In the high-powered labs funded by the war on cancer, molecular biologists thought they could change that. By discovering how genetic and other changes let cancer cells multiply like frisky rabbits, they reasoned, they could find ways to stop the revved-up replication at its source. That promised to be more effective, and easier on healthy cells than chemotherapy drugs, which also kill normal dividing cells, notably in the gut, bone marrow, mouth and hair follicles.
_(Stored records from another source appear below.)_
# ooshyun/Speech-Enhancement-Pytorch

Measured on AMD Instinct MI355X. Metric: audio-sec/sec training, DCCRN 16kHz 2s bs32, higher is better.
Workload: dtype bf16; 1 GPU; DCCRN (kernel_num 16-32-64-128-256-256, complex LSTM 128, mask E) train step, 16 kHz 2-s clips, SI-SNR, Adam 3e-4, clip 5; per_gpu_batch=32, global_batch=32, samples_per_clip=32000, parallelism=dp1, launch=eager, inputs=resident in HBM

## Files before the change

### include/sehip.h

```cpp
#ifndef SEHIP_H
#define SEHIP_H
#include <stdint.h>

#ifdef __cplusplus
extern "C" {
#endif

const char* sehip_last_error(void);
const char* sehip_last_kernel(void);
int sehip_version(void);
int sehip_check_device(int device);

void* sehip_event_create(void);
int sehip_event_destroy(void* event);
int sehip_stream_depend(void* to_stream, void* from_stream, void* event);
int sehip_event_record(void* event, void* stream);
int sehip_stream_wait_event(void* stream, void* event);
void* sehip_stream_create(int priority_class);
int sehip_stream_destroy(void* stream);

int sehip_stft_frames(int n_samples, int win_len, int hop);
int sehip_stft_fwd(const float* wav , const float* window , int B, int N, int win_len, int hop,
                   int fft_len, float* spec , void* enc_in_bf16 , void* stream);
int sehip_istft_fwd(const float* spec, const float* mask , const float* window,
                    const float* inv_coff , int B, int T, int win_len, int hop, int fft_len, int length,
                    int masking_mode , float* frames_ws , float* wav ,
                    void* stream);
int sehip_istft_bwd(const float* dwav, const float* wav, const float* spec, const float* mask, const float* window,
                    const float* inv_coff, int B, int T, int win_len, int hop, int fft_len, int length,
                    int masking_mode, void* dmask_bf16 , void* stream);

int sehip_stft_custom_frames(int n_samples, int n_fft, int hop, int center);
int sehip_stft_custom_fwd(const float* wav, int rows, int n_samples, int n_fft, int hop, int win_length, int center,
                          float* spec, void* stream);
int sehip_istft_custom_fwd(const float* spec, int rows, int n_frames, int n_fft, int hop, int win_length, int center,
                           int length, float* frames_ws, float* wav, void* stream);

int sehip_wav_row_stats(const float* raw, const long* row_off, int rows, float* stats, void* stream);
int sehip_wav_collate(const float* raw, const long* row_off, const int* out_row, const long* out_start, const int* out_valid,
                      const float* stats, int mode, float eps, int seg, int out_rows, float* out, void* stream);

long sehip_resample_out_len(long n, int old_sr, int new_sr);
int sehip_resample_frac(const float* raw, const long* row_off, int rows, const float* kernels, int old_sr, int new_sr, int width,
                        float* out, const long* out_off, void* stream);

int sehip_sisnr_fwd(const float* est, const float* ref, int rows, int n, float* rowstat, float* loss, void* stream);
int sehip_sisdr_metric(const float* reference, const float* estimation, int rows, int n, float* ratios, float* out, void* stream);
int sehip_sisnr_bwd(const float* est, const float* ref, const float* rowstat, const float* upstream ,
                    int rows, int n, float* dest, void* stream);

int sehip_sisnr_pit_fwd(const float* est, const float* ref, int B, int S, int C, int n, float* rowstat, float* pairloss,
                        int* perm, float* loss, void* stream);
int sehip_sisnr_pit_bwd(const float* est, const float* ref, const float* rowstat, const int* perm, const float* upstream ,
                        int B, int S, int C, int n, float* dest, void* stream);

int sehip_pit_pointwise_blocks(int B, int S, int C, int n);
int sehip_pit_pointwise_fwd(const float* est, const float* ref, int B, int S, int C, int n, int mode, float* partials,
                            float* pairloss, int* perm, float* loss, void* stream);
int sehip_pit_pointwise_bwd(const float* est, const float* ref, const int* perm, const float* upstream ,
                            int B, int S, int C, int n, int mode, float* dest, void* stream);

int sehip_psa_loss_fwd(const float* enh, const float* tgt, const float* mix, long ncomplex, double* acc, float* loss, void* stream);
int sehip_psa_loss_bwd(const float* enh, const float* tgt, const float* mix, long ncomplex, const float* upstream, float* denh, void* stream);
int sehip_pointwise_loss_fwd(const float* x, const float* y, long n, int mode, double* acc_scratch, float* loss, void* stream);
int sehip_pointwise_loss_bwd(const float* x, const float* y, long n, int mode, const float* upstream, float* dx, void* stream);

int sehip_grad_sumsq(const float* grads, long n, double* sumsq_out, void* stream);
int sehip_opt_step(float* params, float* grads, float* m, float* v, long n, const double* sumsq, float max_norm,
                   float lr, float beta1, float beta2, float eps, int step, const int* step_dev ,
                   float weight_decay, int mode, float grad_scale, void* stream);
int sehip_opt_step_g(float* params, float* grads, float* m, float* v, long n, const double* sumsq, float max_norm,
                     float lr, float beta1, float beta2, float eps, int step, const int* step_dev, float weight_decay, int mode,
                     float grad_scale, const unsigned* guard, void* stream);
int sehip_opt_step_m(float* params, float* grads, float* m, float* v, long n, const double* sumsq, float max_norm, float lr,
                     float beta1, float beta2, float eps, int step, const int* step_dev, float weight_decay, int mode,
                     float grad_scale, const unsigned* guard, const float* tensor_sums, int ntensors, float* metric,
                     double* next_sumsq, float* next_tensor_sums, void* stream);
int sehip_opt_begin_g(int* counter, int value, double* sumsq, float* tensor_sums, int ntensors, const unsigned* guard, void* stream);
int sehip_counter_add(int* counter, int value, void* stream);
int sehip_zero_regions(void* p0, long b0, void* p1, long b1, void* p2, long b2, void* p3, long b3, void* stream);
int sehip_init(void);
int sehip_grad_metric(const float* grads, const long* offsets , int ntensors, long max_tensor_numel,
                      const double* sumsq,
                      float* tensor_sums , float* metric , void* stream);
int sehip_opt_begin(int* counter, int value, double* sumsq, float* tensor_sums, int ntensors, void* stream);
int sehip_grad_sumsq_acc(const float* grads, long n, double* sumsq_out, void* stream);
int sehip_grad_metric_acc(const float* grads, const long* offsets, int ntensors, long max_tensor_numel, const double* sumsq,
                          float* tensor_sums, float* metric, void* stream);

int sehip_comm_unique_id(void* id128);
int sehip_comm_init(const void* id128, int world, int rank, void** comm_out);
int sehip_allreduce_f32(void* comm, float* buf, long n, void* stream);
int sehip_allreduce_i32_max(void* comm, int* buf, long n, void* stream);
int sehip_comm_info(void* comm, int* nranks, int* rank, int* device);
int sehip_comm_destroy(void* comm);

typedef struct {
    const void* ptr;
    int32_t T;
    int32_t tlo, thi;
    int32_t F;
    int32_t C;
    int32_t pad_;
} sehip_src;

typedef struct {
    int32_t src;
    int32_t toff;
    int32_t fadd;
    int32_t coff;
} sehip_kchunk;

typedef struct {
    void* ptr;
    int32_t T, F, C;
    int32_t toff;
    int32_t fmul, fadd;
    int32_t is_f32;
    int32_t tmul;
} sehip_dst;

typedef struct {
    int32_t dst;
    int32_t coff;
    int32_t nvalid;
    int32_t pad_;
} sehip_nchunk;

typedef struct {
    sehip_src src[4];
    sehip_dst dst[2];
    const sehip_kchunk* ktab;
    const sehip_nchunk* ntab;
    const void* W;
    const float* bias;
    float* dW;
    float* dbias;
    int32_t M, N, Npad, K;
    int32_t TT, J, fmul;
    int32_t tmul;
    int32_t cv_nf, cv_fadd;
    int32_t cv_toff[2][2];
    const void* res;
    float* stats;
    int32_t stats_cr;
    int32_t cv2_nkt, cv2_nf, cv2_fadd, cv2_t0;
    int32_t w_tiled;
    int32_t wg_hint;
    int32_t dense_rows;
    int64_t dw_split_stride;
    const void* bn_dz;
    const void* bn_y;
    const float* bn_coef;
    const float* bn_bcoef;
    const float* bn_slope;
    const void* bnr_y;
    const float* bnr_coef;
    const float* bnr_slope;
    float* bnr_part;
    double* gln_stats;
    const float* gln_slope;
} sehip_gemm_desc;

int sehip_gemm_desc_size(void);
int sehip_bnr_rows(const sehip_gemm_desc* a, const sehip_gemm_desc* b );
int sehip_gemm_takes_gln_stats(const sehip_gemm_desc* desc);
int sehip_set_deterministic(int on);
int sehip_get_deterministic(void);
int sehip_gemm(const sehip_gemm_desc* desc, void* stream);
int sehip_gemm_pair(const sehip_gemm_desc* a, const sehip_gemm_desc* b, void* stream);
int sehip_conv_small_takes(const sehip_gemm_desc* a, const sehip_gemm_desc* b );
int sehip_wgrad(const sehip_gemm_desc* desc, void* stream);
int sehip_wgrad_pair(const sehip_gemm_desc* a, const sehip_gemm_desc* b, void* stream);
long sehip_wgrad_group_bytes(int n);
int sehip_wgrad_group_prepare(const sehip_gemm_desc* descs, int n, void* dev_buf, int* total_blocks);
int sehip_wgrad_group(const void* dev_buf, int n, int total_blocks, void* stream);
long sehip_wgrad_dense_group_bytes(int n);
int sehip_wgrad_dense_group_prepare(const sehip_gemm_desc* descs, int n, void* dev_buf, long dev_bytes, int* info);
int sehip_wgrad_dense_group(const void* dev_buf, int n, const int* info, float* scratch, void* stream);

int sehip_pack_bf16(const float* params, const int* table, long n, void* out_bf16, void* stream);
int sehip_pack_f32(const float* params, const int* table2 , long n, float* out, void* stream);
int sehip_pack_head(const float* params, const int* wtable, long nw, void* wout_bf16, const int* btable2, long nb, float* bout,
                    float* zero, long nz, void* stream);
int sehip_unpack_grad(const float* packed, const int* table4 , long n, float* grads, void* stream);
int sehip_unpack_grad_sums(const float* packed, const int* table4, long n, float* grads, const long* offsets, int ntensors,
                           double* sumsq, float* tensor_sums, int* counter, const unsigned* guard, void* stream);
int sehip_unpack_grad_sums_perm(const float* packed, const int* table4, const int* perm, long n, float* grads, const long* offsets,
                                int ntensors, double* sumsq, float* tensor_sums, int* counter, const unsigned* guard, void* stream);
int sehip_unpack_grad1_sums(const float* packed, const int* table1, long n, float* grads, const long* offsets, int ntensors, double* sumsq,
                            float* tensor_sums, int* counter, const unsigned* guard, void* stream);
int sehip_unpack_grad_list_sums(const float* packed, const int* list, const int* table4, long m, float* grads, const long* offsets,
                                int ntensors, double* sumsq, float* tensor_sums, void* stream);
int sehip_unpack_grad1(const float* packed, const int* table1, long n, float* grads, void* stream);
int sehip_unpack_grad_list(const float* packed, const int* list, const int* table4, long m, float* grads, void* stream);
int sehip_pack_bf16_runs(const float* params, const int* runs2 , const int* side, long n, void* out_bf16, void* stream);
int sehip_pack_bf16_runs_to(const float* params, const int* runs2 , const int* dst_run , const int* side, long n,
                            void* out_base, void* stream);

long sehip_cbn_scratch_floats(long rows, int Cr);
int sehip_cbn_stats(const void* y, long rows, int Cr, float* part, void* stream);
int sehip_cbn_finalize(const float* part, const float* Wrr, const float* Wri, const float* Wii, const float* Br,
                       const float* Bi, float* RMr, float* RMi, float* RVrr, float* RVri, float* RVii, long* nbt,
                       long rows, int Cr, float eps, float momentum, int training, float* coef , void* stream);
int sehip_cbn_finalize_n(const float* part, int nblk, const float* Wrr, const float* Wri, const float* Wii, const float* Br,
                       const float* Bi, float* RMr, float* RMi, float* RVrr, float* RVri, float* RVii, long* nbt,
                       long rows, int Cr, float eps, float momentum, int training, float* coef , void* stream);
int sehip_cbn_apply(const void* y, const float* coef, const float* slope, long rows, int Cr, void* z, void* stream);
int sehip_cbn_finalize_apply_n(const void* y, const float* part, int nblk, const float* Wrr, const float* Wri, const float* Wii,
                               const float* Br, const float* Bi, float* RMr, float* RMi, float* RVrr, float* RVri, float* RVii,
                               long* nbt, long rows, int Cr, float eps, float momentum, int training, float* coef ,
                               const float* slope, void* z, void* stream);
int sehip_cbn_bwd_reduce(const void* dz, const void* dz2 , const void* y, const float* coef, const float* slope,
                         long rows, int Cr, int F, int Tst, int tfirst, float* part, void* stream);
int sehip_cbn_bwd_finalize(const float* part, const float* coef, const float* Wrr, const float* Wri, const float* Wii,
                           long rows, int Cr, float* gWrr, float* gWri, float* gWii, float* gBr, float* gBi, float* gslope,
                           float* bcoef , void* stream);
int sehip_cbn_bwd_finalize_n(const float* part, int nblk, const float* coef, const float* Wrr, const float* Wri, const float* Wii,
                             long rows, int Cr, float* gWrr, float* gWri, float* gWii, float* gBr, float* gBi, float* gslope,
                             float* bcoef , void* stream);
int sehip_cbn_bwd_fused(const void* dz, const void* dz2 , const void* y, const float* coef, const float* Wrr, const float* Wri,
                        const float* Wii, const float* slope, long rows, int Cr, int F, int Tst, int tfirst, float* rep, float* rep_next,
                        int nrep,
                        float* gWrr, float* gWri, float* gWii, float* gBr, float* gBi, float* gslope, void* dy, void* stream);
int sehip_cbn_bwd_reduce_fin(const void* dz, const void* dz2 , const void* y, const float* coef, const float* Wrr,
                             const float* Wri, const float* Wii, const float* slope, long rows, int Cr, int F, int Tst, int tfirst,
                             float* rep, int nrep, unsigned* ticket, float* gWrr, float* gWri, float* gWii, float* gBr, float* gBi,
                             float* gslope, float* bcoef , void* stream);
int sehip_cbn_bwd_apply(const void* dz, const void* dz2, const void* y, const float* coef, const float* bcoef,
                        const float* slope, long rows, int Cr, int F, int Tst, int tfirst, void* dy, void* stream);

long sehip_rbn_scratch_floats(long rows, int Cs);
int sehip_rbn_stats(const void* y, long rows, int Cs, int Cr, float* part, void* stream);
int sehip_rbn_finalize(const float* part, const float* w_re, const float* b_re, const float* w_im, const float* b_im, float* rm_re,
                       float* rv_re, float* rm_im, float* rv_im, long* nbt_re, long* nbt_im, long rows, int Cs, int Cr, float eps,
                       float momentum, int training, float* coef, void* stream);
int sehip_rbn_finalize_s(const float* part, const float* w_re, const float* b_re, const float* w_im, const float* b_im, float* rm_re,
                         float* rv_re, float* rm_im, float* rv_im, long* nbt_re, long* nbt_im, long rows, int Cs, int Cr, float eps,
                         float momentum, int training, const float* shift, float* coef, void* stream);
int sehip_rbn_apply(const void* y, const float* coef, long rows, int Cs, int Cr, void* z, void* stream);
int sehip_rbn_bwd_reduce(const void* dz, const void* y, const float* coef, long rows, int Cs, int Cr, float* part, void* stream);
int sehip_rbn_bwd_reduce_fin(const void* dz, const void* y, const float* coef, long rows, int Cs, int Cr, float* part, unsigned* ticket,
                             float* gw_re, float* gb_re, float* gw_im, float* gb_im, float* bcoef, void* stream);
int sehip_rbn_bwd_finalize(const float* part, const float* coef, long rows, int Cs, int Cr, float* gw_re, float* gb_re, float* gw_im,
                           float* gb_im, float* bcoef, void* stream);
int sehip_rbn_bwd_apply(const void* dz, const void* y, const float* coef, const float* bcoef, long rows, int Cs, int Cr, void* dy,
                        void* stream);

int sehip_dcunet_pack_input(const float* spec, int R, int F, int T, void* out_bf16, void* stream);
int sehip_dcunet_mask_fwd(const void* z_bf16, const float* w_re, const float* w_im, const float* b_re, const float* b_im,
                          const float* spec, int R, int F, int T, int Cs, int Cr, int mode, float* mask_ws, float* out, void* stream);
int sehip_dcunet_mask_bwd(const float* dout, const float* spec, const float* mask_ws, const void* z_bf16, const float* w_re,
                          const float* w_im, int R, int F, int T, int Cs, int Cr, int mode, void* dz_bf16, float* gacc, void* stream);
int sehip_dcunet_mask_fwd_bn(const void* y_bf16, const float* coef, const float* w_re, const float* w_im, const float* b_re,
                             const float* b_im, const float* spec, int R, int F, int T, int Cs, int Cr, int mode, float* mask_ws,
                             float* out, void* stream);
long sehip_dcunet_tail_scratch_floats(int R, int F, int T, int Cs);
int sehip_dcunet_tail_bwd(const float* dout, const float* spec, float* mask_ws, const void* y_bf16, const float* coef, const float* w_re,
                          const float* w_im, int R, int F, int T, int Cs, int Cr, int mode, float* scratch, float* gw_re, float* gb_re,
                          float* gw_im, float* gb_im, float* bcoef, void* dy_bf16, float* gacc, void* stream);
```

In the 1970s, cancer scientists discovered cancer viruses that alter DNA in animals, and for a while the idea that viruses cause cancer in people, too, was all the rage. (The human papilloma virus causes cervical cancer, but other human cancers have nothing to do with viruses, it would turn out.) In the 1970s and 1980s they discovered human genes that, when mutated, trigger or promote cancer, as well as tumor suppressor genes that, when healthy, do as their name implies but when damaged release the brakes on pathways leading to cancer.

It made for a lot of elegant science and important research papers. But it "all seemed to have little or no impact on the methods used by clinicians to diagnose and treat cancers," wrote Varmus. Basic-science studies of the mechanisms leading to cancer and efforts to control cancer, he observed, "often seemed to inhabit separate worlds." Indeed, it is possible (and common) for cancer researchers to achieve extraordinary acclaim and success, measured by grants, awards, professorships and papers in leading journals, without ever helping a single patient gain a single extra day of life. There is no pressure within science to make that happen. It is no coincidence that the ratio of useful therapy per basic discovery is abysmal. For other diseases, about 20 percent of new compounds arising from basic biological discoveries are eventually approved as new drugs by the FDA. For cancer, only 8 percent are.